class ConvParams(ctypes.Structure):
    _fields_ = [(n, c_int) for n in (
        "batch", "in_h", "in_w", "in_c", "out_h", "out_w", "out_c", "k_h", "k_w",
        "stride_h", "stride_w", "dil_h", "dil_w", "pad_h", "pad_w", "k_pad", "n_pad", "in_xor")] + [
        (n, c_int32) for n in ("in_zp", "w_zp", "out_zp", "act_min", "act_max")] + [
        (n, c_void_p) for n in ("input", "output", "weights", "bias_eff", "mult", "shift", "residual")] + [
        (n, c_int32) for n in ("add_y_off", "add_r_off", "add_o_off", "add_left_shift", "add_y_mult",
                               "add_y_shift", "add_r_mult", "add_r_shift", "add_o_mult", "add_o_shift",
                               "add_act_min", "add_act_max")] + [("out_table", c_void_p), ("requant_fast", c_int32),
                                                                  ("kernel_hint", c_int32),
                                                                  ("out_img_stride", ctypes.c_int64)]


class ConvGroupedParams(ctypes.Structure):
    _fields_ = [("conv", ConvParams), ("groups", c_int32)]
# ... 62 lines not shown


class LayerNormParams(ctypes.Structure):
    _fields_ = [("rows", ctypes.c_long), ("depth", c_int), ("mean_x", MeanRowsParams), ("mean_d", MeanRowsParams)] + [
        (n, EltwiseParams) for n in ("sqdiff", "add_eps", "mul_gamma", "mul_x", "mul_m", "sub_beta", "add_out")] + [
        ("eps_q", c_int32)] + [(n, c_void_p) for n in ("rsqrt_table", "input", "gamma", "beta", "output")]


LAYERNORM_F32_MAX_DEPTH = 1024


class LayerNormF32Params(ctypes.Structure):
    _fields_ = [("rows", ctypes.c_long), ("depth", c_int), ("eps", ctypes.c_float)] + [
        (n, c_void_p) for n in ("input", "gamma", "beta", "output", "q", "scale", "offset")] + [("asymmetric", c_int)]


class DetectionParams(ctypes.Structure):
    _fields_ = [(n, c_int) for n in ("batch", "num_boxes", "num_classes", "num_classes_with_background",
                                     "max_detections")] + [
        (n, ctypes.c_float) for n in ("score_threshold", "iou_threshold", "scale_y", "scale_x", "scale_h",
                                      "scale_w")] + [
        ("box_type", c_int), ("score_type", c_int), ("box_scale", ctypes.c_float), ("score_scale", ctypes.c_float),
        ("box_zp", c_int32), ("score_zp", c_int32)] + [
        (n, c_void_p) for n in ("box_encodings", "class_scores", "anchors", "out_boxes", "out_classes",
                                "out_scores", "out_num", "scratch")]


class ChainParams(ctypes.Structure):
    _fields_ = [("dw", DwConvParams), ("pw1", ConvParams), ("pw2", ConvParams), ("has_pw2", c_int),
                ("px_blocks", c_int), ("waves", c_int), ("persist", c_int), ("tile", c_int),
                ("tile_blob", c_void_p), ("debug_stamps", c_void_p), ("deep", c_int), ("c_split", c_int),
                ("stage", c_int), ("dense", c_int)]


CONCAT_MAX_INPUTS = 16


class ConcatParams(ctypes.Structure):
    _fields_ = [("n_inputs", c_int), ("outer", ctypes.c_long),
                ("row", ctypes.c_long * CONCAT_MAX_INPUTS), ("input", c_void_p * CONCAT_MAX_INPUTS),
                ("table", c_void_p * CONCAT_MAX_INPUTS), ("output", c_void_p)]


class PadParams(ctypes.Structure):
    _fields_ = [("elem_bytes", c_int), ("in_shape", c_int * 4), ("pad_before", c_int * 4),
                ("pad_after", c_int * 4), ("value", ctypes.c_uint32), ("input", c_void_p), ("output", c_void_p),
                ("mode", c_int32)]


class ResizeNearestParams(ctypes.Structure):
    _fields_ = [(n, c_int) for n in ("batch", "in_h", "in_w", "out_h", "out_w", "row_bytes")] + [
        (n, c_void_p) for n in ("y_index", "x_index", "input", "output")]


class ResizeBilinearParams(ctypes.Structure):
    _fields_ = [(n, c_int) for n in ("batch", "in_h", "in_w", "channels", "out_h", "out_w")] + [
        (n, c_void_p) for n in ("y_tab", "x_tab", "input", "output")]


ARG_I8, ARG_U8, ARG_F32 = 0, 1, 2


class ArgMinMaxParams(ctypes.Structure):
    _fields_ = [(n, ctypes.c_long) for n in ("outer", "axis_len", "inner")] + [
        (n, c_int) for n in ("in_type", "is_min", "out_bytes")] + [("input", c_void_p), ("output", c_void_p)]

# ... 200 lines not shown
    "bh_dynquant_rows_check": (c_int, [ctypes.POINTER(DynQuantParams)]),
    "bh_fc_hybrid": (c_int, [ctypes.POINTER(FcHybridParams), c_void_p]),
    "bh_fc_hybrid_kernel": (ctypes.c_char_p, [ctypes.POINTER(FcHybridParams)]),
    "bh_fc_hybrid_check": (c_int, [ctypes.POINTER(FcHybridParams)]),
    "bh_dynquant_items": (c_int, [ctypes.POINTER(DynQuantItemsParams), c_void_p]),
    "bh_dynquant_items_kernel": (ctypes.c_char_p, [ctypes.POINTER(DynQuantItemsParams)]),
    "bh_dynquant_items_check": (c_int, [ctypes.POINTER(DynQuantItemsParams)]),
    "bh_conv2d_hybrid": (c_int, [ctypes.POINTER(ConvHybridParams), c_void_p]),
    "bh_conv2d_hybrid_kernel": (ctypes.c_char_p, [ctypes.POINTER(ConvHybridParams)]),
    "bh_conv2d_hybrid_check": (c_int, [ctypes.POINTER(ConvHybridParams)]),
    "bh_dwconv2d_hybrid": (c_int, [ctypes.POINTER(ConvHybridParams), c_void_p]),
    "bh_dwconv2d_hybrid_kernel": (ctypes.c_char_p, [ctypes.POINTER(ConvHybridParams)]),
    "bh_dwconv2d_hybrid_check": (c_int, [ctypes.POINTER(ConvHybridParams)]),
    "bh_softmax_i8": (c_int, [ctypes.POINTER(SoftmaxParams), c_void_p]),
    "bh_attention_i8": (c_int, [ctypes.POINTER(AttentionParams), c_void_p]),
    "bh_attention_i8_kernel": (ctypes.c_char_p, [ctypes.POINTER(AttentionParams)]),
    "bh_attention_i8_check": (c_int, [ctypes.POINTER(AttentionParams)]),
    "bh_attention_i8_lds_bytes": (c_size_t, [ctypes.POINTER(AttentionParams)]),
    "bh_zero_insert": (c_int, [ctypes.POINTER(ZeroInsertParams), c_void_p]),
    "bh_conv2d_f32": (c_int, [ctypes.POINTER(ConvF32Params), c_void_p]),
    "bh_conv2d_f32_split": (c_int, [ctypes.POINTER(ConvF32Params)]),
    "bh_fc_f32": (c_int, [ctypes.POINTER(FcF32Params), c_void_p]),
    "bh_eltwise_f32": (c_int, [ctypes.POINTER(EltwiseF32Params), c_void_p]),
    "bh_pool_f32": (c_int, [ctypes.POINTER(PoolF32Params), c_void_p]),
    "bh_unary_f32": (c_int, [c_int, c_void_p, c_void_p, ctypes.c_long, ctypes.c_float, ctypes.c_float, c_void_p]),
    "bh_softmax_f32": (c_int, [c_void_p, c_void_p, ctypes.c_long, c_int, ctypes.c_float, c_void_p]),
    "bh_dwconv2d_i8": (c_int, [ctypes.POINTER(DwConvParams), c_void_p]),
    "bh_fc_i8": (c_int, [ctypes.POINTER(FcParams), c_void_p]),
    "bh_eltwise_i8": (c_int, [ctypes.POINTER(EltwiseParams), c_void_p]),
    "bh_pool_i8": (c_int, [ctypes.POINTER(PoolParams), c_void_p]),
    "bh_irb_i8": (c_int, [ctypes.POINTER(IrbParams), c_void_p]),
    "bh_irb_lds_bytes": (c_size_t, [ctypes.POINTER(IrbParams)]),
    "bh_chain_i8": (c_int, [ctypes.POINTER(ChainParams), c_void_p]),
    "bh_mean": (c_int, [ctypes.POINTER(MeanParams), c_void_p]),
    "bh_mean_rows": (c_int, [ctypes.POINTER(MeanRowsParams), c_void_p]),
    "bh_mean_rows_kernel": (ctypes.c_char_p, [ctypes.POINTER(MeanRowsParams)]),
    "bh_mean_rows_check": (c_int, [ctypes.POINTER(MeanRowsParams)]),
    "bh_layernorm_i8": (c_int, [ctypes.POINTER(LayerNormParams), c_void_p]),
    "bh_layernorm_i8_kernel": (ctypes.c_char_p, [ctypes.POINTER(LayerNormParams)]),
    "bh_layernorm_i8_check": (c_int, [ctypes.POINTER(LayerNormParams)]),
    "bh_layernorm_f32": (c_int, [ctypes.POINTER(LayerNormF32Params), c_void_p]),
    "bh_layernorm_f32_kernel": (ctypes.c_char_p, [ctypes.POINTER(LayerNormF32Params)]),
    "bh_layernorm_f32_check": (c_int, [ctypes.POINTER(LayerNormF32Params)]),
    "bh_detection_scratch_bytes": (c_size_t, [c_int, c_int]),
    "bh_detection_postprocess": (c_int, [ctypes.POINTER(DetectionParams), c_void_p]),
    "bh_chain_lds_bytes": (c_size_t, [ctypes.POINTER(ChainParams)]),
    "bh_chain_tile_lds_bytes": (c_size_t, [ctypes.POINTER(ChainParams)]),
    "bh_chain_tile_launch": (c_int, [ctypes.POINTER(ChainParams), c_void_p]),
    "bh_chain_tile_blob_bytes": (c_size_t, [ctypes.POINTER(ChainParams)]),
    "bh_chain_tile_pack": (c_int, [ctypes.POINTER(ChainParams), c_void_p, c_void_p]),
    "bh_chain_stage_lds_bytes": (c_size_t, [ctypes.POINTER(ChainParams)]),
    "bh_chain_stage_launch": (c_int, [ctypes.POINTER(ChainParams), c_void_p]),
    "bh_chain_dense_lds_bytes": (c_size_t, [ctypes.POINTER(ChainParams)]),
    "bh_chain_dense_launch": (c_int, [ctypes.POINTER(ChainParams), c_void_p]),
    "bh_last_error": (ctypes.c_char_p, []),
}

————————

Activity |
Could you copy each line in the listing above that includes the word "LayerNormParams"?

Completed task |
class LayerNormParams(ctypes.Structure):
    "bh_layernorm_i8": (c_int, [ctypes.POINTER(LayerNormParams), c_void_p]),
    "bh_layernorm_i8_kernel": (ctypes.c_char_p, [ctypes.POINTER(LayerNormParams)]),
    "bh_layernorm_i8_check": (c_int, [ctypes.POINTER(LayerNormParams)]),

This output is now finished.